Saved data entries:
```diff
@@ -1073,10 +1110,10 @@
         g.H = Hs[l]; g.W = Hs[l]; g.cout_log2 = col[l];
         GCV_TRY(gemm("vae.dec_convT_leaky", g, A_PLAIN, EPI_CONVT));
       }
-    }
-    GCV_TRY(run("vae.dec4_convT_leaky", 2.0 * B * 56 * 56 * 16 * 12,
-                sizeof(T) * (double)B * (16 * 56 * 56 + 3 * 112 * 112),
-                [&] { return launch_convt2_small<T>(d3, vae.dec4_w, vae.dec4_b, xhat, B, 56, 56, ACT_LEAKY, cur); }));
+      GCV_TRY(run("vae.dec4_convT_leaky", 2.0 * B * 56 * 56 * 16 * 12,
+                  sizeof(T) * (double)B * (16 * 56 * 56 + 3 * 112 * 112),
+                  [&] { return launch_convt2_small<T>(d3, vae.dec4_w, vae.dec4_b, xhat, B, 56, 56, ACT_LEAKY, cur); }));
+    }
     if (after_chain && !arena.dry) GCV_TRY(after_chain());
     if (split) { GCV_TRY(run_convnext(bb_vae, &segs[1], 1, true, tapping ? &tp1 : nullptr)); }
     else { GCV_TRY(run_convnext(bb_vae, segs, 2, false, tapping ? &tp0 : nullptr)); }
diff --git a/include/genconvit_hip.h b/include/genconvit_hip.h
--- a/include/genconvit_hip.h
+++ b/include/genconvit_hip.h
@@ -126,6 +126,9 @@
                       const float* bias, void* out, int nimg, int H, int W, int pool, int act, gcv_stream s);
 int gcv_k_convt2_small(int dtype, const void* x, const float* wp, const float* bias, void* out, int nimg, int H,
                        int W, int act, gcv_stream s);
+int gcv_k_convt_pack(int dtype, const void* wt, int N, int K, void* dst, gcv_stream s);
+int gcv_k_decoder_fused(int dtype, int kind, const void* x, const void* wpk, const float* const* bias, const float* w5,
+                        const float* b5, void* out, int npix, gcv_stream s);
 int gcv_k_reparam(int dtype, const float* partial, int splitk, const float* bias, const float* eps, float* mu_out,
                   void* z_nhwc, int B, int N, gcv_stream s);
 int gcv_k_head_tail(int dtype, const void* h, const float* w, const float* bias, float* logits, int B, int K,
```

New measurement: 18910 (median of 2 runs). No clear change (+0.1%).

...

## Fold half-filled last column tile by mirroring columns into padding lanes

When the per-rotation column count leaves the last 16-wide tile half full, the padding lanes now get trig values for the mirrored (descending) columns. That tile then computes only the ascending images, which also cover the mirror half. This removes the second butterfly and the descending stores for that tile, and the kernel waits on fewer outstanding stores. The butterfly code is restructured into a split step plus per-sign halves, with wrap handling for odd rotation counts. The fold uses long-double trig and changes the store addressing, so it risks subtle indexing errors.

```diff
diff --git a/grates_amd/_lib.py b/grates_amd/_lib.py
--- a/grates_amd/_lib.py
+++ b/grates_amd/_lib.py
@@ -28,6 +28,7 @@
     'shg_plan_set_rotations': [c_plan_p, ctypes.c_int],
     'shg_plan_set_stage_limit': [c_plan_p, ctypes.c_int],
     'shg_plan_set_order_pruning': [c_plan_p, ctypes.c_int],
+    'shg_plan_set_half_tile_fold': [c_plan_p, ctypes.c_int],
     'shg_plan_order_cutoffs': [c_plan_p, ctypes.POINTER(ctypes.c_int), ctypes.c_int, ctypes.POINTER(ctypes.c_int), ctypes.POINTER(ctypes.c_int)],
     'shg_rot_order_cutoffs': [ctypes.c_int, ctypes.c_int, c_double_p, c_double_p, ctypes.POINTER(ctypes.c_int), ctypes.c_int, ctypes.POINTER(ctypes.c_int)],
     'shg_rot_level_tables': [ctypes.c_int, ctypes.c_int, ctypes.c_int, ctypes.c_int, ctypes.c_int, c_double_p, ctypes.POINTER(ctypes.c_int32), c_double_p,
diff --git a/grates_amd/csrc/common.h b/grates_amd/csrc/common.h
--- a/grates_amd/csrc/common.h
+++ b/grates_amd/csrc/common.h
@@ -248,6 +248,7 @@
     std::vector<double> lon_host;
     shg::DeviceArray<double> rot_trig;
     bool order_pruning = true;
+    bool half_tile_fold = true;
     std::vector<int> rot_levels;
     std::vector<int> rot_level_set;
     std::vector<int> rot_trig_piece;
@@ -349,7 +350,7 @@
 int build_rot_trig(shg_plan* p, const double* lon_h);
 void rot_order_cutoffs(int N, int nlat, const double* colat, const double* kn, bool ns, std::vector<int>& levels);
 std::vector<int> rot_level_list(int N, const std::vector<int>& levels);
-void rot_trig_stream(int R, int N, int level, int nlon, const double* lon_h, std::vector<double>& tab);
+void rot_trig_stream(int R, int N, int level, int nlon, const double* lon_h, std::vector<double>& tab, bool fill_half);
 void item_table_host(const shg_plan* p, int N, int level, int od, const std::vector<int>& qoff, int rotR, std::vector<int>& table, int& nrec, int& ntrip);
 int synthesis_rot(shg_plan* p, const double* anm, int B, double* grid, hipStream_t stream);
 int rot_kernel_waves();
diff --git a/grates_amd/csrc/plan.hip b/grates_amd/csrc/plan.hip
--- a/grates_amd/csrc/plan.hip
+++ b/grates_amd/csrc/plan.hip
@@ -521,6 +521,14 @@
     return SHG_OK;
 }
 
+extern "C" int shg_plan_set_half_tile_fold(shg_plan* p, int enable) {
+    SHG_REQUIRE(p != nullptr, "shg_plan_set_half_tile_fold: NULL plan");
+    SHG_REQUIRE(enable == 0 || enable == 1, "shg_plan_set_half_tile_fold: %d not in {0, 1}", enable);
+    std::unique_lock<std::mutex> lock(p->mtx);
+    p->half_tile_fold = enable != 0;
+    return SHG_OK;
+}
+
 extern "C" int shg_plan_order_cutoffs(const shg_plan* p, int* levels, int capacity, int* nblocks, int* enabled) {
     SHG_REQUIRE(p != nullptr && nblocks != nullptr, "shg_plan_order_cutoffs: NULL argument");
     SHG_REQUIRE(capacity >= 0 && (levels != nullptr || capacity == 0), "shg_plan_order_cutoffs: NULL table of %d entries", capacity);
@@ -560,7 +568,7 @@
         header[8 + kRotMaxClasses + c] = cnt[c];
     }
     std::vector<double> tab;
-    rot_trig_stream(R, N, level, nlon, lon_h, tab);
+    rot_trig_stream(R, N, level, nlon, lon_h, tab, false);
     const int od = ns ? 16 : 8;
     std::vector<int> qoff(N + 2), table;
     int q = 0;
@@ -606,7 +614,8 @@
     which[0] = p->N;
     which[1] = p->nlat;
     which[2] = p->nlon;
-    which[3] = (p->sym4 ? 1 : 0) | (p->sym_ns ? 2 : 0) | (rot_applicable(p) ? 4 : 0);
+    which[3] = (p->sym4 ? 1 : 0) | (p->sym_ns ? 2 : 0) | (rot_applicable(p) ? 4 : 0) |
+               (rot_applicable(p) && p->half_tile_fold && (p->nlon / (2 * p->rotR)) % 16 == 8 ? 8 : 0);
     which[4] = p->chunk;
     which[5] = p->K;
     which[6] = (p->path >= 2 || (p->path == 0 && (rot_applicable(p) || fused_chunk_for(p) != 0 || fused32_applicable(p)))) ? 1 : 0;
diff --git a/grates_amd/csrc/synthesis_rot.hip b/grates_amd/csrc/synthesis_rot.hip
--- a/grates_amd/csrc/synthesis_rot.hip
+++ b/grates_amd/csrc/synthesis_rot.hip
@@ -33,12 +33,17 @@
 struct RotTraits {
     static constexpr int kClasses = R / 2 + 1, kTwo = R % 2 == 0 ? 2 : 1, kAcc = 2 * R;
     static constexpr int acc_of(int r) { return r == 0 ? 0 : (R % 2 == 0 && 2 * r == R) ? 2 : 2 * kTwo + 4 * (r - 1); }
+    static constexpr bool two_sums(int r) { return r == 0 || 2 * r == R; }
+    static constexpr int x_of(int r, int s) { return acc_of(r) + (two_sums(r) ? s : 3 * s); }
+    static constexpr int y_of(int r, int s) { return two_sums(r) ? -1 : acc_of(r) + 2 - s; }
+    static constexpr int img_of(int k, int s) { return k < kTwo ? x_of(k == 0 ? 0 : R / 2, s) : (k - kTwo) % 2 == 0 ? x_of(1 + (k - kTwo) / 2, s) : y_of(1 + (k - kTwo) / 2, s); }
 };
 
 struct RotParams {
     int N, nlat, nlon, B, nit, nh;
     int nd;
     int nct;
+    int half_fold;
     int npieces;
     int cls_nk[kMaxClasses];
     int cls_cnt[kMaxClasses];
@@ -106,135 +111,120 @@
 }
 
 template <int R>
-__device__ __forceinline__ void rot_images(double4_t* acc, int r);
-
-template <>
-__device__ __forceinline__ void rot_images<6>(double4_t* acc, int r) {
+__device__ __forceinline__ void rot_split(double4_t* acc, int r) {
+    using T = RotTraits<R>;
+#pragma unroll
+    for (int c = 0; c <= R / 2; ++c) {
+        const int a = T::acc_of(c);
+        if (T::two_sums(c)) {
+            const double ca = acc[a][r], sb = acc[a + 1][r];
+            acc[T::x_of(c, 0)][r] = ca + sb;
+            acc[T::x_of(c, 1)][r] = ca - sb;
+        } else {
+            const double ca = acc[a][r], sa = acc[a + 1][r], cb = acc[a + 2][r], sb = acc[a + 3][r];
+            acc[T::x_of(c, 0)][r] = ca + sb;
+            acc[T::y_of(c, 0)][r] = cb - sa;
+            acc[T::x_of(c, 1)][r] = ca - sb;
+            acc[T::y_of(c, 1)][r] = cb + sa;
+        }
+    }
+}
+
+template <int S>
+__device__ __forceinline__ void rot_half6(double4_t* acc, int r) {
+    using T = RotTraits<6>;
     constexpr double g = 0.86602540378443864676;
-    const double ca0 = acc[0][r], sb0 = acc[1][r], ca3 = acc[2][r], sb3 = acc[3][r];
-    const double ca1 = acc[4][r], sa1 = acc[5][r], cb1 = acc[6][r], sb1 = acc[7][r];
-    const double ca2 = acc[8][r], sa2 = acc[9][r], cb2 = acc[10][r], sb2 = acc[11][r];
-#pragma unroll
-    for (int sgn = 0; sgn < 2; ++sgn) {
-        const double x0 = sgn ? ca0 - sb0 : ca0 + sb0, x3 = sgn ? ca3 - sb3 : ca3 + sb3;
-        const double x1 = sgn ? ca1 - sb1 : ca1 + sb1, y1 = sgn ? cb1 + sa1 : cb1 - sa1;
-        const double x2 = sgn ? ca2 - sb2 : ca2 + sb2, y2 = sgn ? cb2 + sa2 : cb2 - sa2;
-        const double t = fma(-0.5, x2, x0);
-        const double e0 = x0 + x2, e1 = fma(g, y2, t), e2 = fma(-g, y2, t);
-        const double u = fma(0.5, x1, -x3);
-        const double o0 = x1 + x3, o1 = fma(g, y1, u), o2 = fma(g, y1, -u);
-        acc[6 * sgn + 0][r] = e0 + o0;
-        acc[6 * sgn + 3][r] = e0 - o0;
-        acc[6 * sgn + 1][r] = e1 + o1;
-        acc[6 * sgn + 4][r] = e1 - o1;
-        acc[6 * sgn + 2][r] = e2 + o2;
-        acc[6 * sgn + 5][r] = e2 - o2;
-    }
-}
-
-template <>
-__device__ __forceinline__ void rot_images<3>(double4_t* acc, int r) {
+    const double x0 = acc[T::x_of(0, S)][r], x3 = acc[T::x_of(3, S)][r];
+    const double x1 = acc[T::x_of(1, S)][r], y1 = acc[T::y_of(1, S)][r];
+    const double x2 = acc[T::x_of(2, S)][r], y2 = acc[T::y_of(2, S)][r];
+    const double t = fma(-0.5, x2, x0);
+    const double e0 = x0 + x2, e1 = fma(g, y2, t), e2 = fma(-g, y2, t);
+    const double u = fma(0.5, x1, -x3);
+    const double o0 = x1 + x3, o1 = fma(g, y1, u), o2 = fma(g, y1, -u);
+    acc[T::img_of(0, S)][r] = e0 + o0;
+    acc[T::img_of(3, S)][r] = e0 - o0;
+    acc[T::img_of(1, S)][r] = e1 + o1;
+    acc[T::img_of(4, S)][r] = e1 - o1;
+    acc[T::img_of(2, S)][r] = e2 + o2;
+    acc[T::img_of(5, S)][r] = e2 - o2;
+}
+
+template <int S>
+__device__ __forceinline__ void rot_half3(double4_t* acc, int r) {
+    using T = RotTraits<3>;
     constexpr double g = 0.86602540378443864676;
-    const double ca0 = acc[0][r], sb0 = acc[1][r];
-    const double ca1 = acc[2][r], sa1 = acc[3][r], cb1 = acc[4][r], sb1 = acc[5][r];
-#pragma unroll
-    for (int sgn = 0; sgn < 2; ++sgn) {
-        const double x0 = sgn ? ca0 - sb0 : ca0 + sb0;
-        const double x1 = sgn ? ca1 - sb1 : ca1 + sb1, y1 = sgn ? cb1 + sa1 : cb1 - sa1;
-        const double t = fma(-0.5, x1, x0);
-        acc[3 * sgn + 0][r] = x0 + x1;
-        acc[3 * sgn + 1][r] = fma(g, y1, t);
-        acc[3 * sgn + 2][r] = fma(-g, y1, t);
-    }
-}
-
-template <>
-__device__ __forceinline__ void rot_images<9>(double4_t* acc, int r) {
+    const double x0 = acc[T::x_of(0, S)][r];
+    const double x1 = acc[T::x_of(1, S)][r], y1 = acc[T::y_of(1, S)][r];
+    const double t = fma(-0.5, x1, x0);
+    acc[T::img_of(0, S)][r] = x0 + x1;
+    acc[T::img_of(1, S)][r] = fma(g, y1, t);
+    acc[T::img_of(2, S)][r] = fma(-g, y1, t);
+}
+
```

---

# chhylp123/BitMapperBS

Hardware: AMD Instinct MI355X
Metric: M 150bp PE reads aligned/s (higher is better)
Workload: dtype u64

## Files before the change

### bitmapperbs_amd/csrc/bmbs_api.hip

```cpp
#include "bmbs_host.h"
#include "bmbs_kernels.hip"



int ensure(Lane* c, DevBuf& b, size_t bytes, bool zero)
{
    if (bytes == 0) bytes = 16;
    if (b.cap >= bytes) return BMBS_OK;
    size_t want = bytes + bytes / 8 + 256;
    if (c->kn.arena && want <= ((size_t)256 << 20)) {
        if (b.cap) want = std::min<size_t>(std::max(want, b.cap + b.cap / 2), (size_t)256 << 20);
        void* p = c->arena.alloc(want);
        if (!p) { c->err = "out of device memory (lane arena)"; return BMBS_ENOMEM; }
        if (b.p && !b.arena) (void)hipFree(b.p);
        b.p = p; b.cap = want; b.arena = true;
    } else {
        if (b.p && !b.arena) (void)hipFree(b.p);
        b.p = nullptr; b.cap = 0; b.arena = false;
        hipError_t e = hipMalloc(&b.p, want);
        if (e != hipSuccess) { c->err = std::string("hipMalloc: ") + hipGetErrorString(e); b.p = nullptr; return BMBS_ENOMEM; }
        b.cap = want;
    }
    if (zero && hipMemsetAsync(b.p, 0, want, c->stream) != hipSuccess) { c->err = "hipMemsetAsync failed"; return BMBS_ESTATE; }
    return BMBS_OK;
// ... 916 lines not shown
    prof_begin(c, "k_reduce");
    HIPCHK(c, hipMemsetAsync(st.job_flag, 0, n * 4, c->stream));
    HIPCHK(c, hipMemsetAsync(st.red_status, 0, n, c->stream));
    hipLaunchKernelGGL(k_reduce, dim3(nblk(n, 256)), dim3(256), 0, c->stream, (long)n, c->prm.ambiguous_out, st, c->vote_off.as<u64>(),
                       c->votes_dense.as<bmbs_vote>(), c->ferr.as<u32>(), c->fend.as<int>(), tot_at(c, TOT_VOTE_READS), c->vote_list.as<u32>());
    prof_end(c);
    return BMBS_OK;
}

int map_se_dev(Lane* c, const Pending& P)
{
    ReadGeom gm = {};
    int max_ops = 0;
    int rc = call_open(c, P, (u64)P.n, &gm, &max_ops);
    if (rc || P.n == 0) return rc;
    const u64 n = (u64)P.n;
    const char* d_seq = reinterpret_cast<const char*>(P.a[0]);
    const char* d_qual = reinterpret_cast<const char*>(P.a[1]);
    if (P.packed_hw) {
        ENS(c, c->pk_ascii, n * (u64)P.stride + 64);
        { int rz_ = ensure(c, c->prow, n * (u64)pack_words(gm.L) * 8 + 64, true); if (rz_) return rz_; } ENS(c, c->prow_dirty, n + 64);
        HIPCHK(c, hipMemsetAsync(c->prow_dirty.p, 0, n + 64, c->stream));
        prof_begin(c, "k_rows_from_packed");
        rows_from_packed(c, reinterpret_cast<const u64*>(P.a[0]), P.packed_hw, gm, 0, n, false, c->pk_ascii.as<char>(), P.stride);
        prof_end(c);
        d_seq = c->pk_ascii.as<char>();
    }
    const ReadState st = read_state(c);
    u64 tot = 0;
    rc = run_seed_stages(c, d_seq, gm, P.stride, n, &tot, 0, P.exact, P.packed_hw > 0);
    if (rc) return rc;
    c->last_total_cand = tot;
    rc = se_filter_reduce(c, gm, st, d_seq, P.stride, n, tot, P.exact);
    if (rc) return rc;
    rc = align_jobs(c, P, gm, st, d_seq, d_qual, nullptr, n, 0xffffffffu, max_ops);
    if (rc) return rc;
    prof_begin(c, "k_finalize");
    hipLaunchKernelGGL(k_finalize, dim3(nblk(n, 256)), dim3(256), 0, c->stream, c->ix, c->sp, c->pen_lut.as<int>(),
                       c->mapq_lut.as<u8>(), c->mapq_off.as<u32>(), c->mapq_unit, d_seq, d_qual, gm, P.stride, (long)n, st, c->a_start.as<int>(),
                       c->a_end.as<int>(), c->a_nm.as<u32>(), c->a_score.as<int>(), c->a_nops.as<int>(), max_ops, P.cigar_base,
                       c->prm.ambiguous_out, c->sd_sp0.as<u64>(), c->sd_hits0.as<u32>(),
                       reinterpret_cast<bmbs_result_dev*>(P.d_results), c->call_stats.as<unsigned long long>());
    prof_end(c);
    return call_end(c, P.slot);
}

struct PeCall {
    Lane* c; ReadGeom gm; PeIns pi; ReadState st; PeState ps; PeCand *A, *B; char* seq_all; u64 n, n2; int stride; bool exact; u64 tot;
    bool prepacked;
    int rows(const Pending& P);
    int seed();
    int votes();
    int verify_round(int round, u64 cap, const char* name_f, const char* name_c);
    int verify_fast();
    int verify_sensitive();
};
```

### Your goal
Pull out every line holding "Pending" from the records above, and copy it.

### Solution for this task
int map_se_dev(Lane* c, const Pending& P)
    int rows(const Pending& P);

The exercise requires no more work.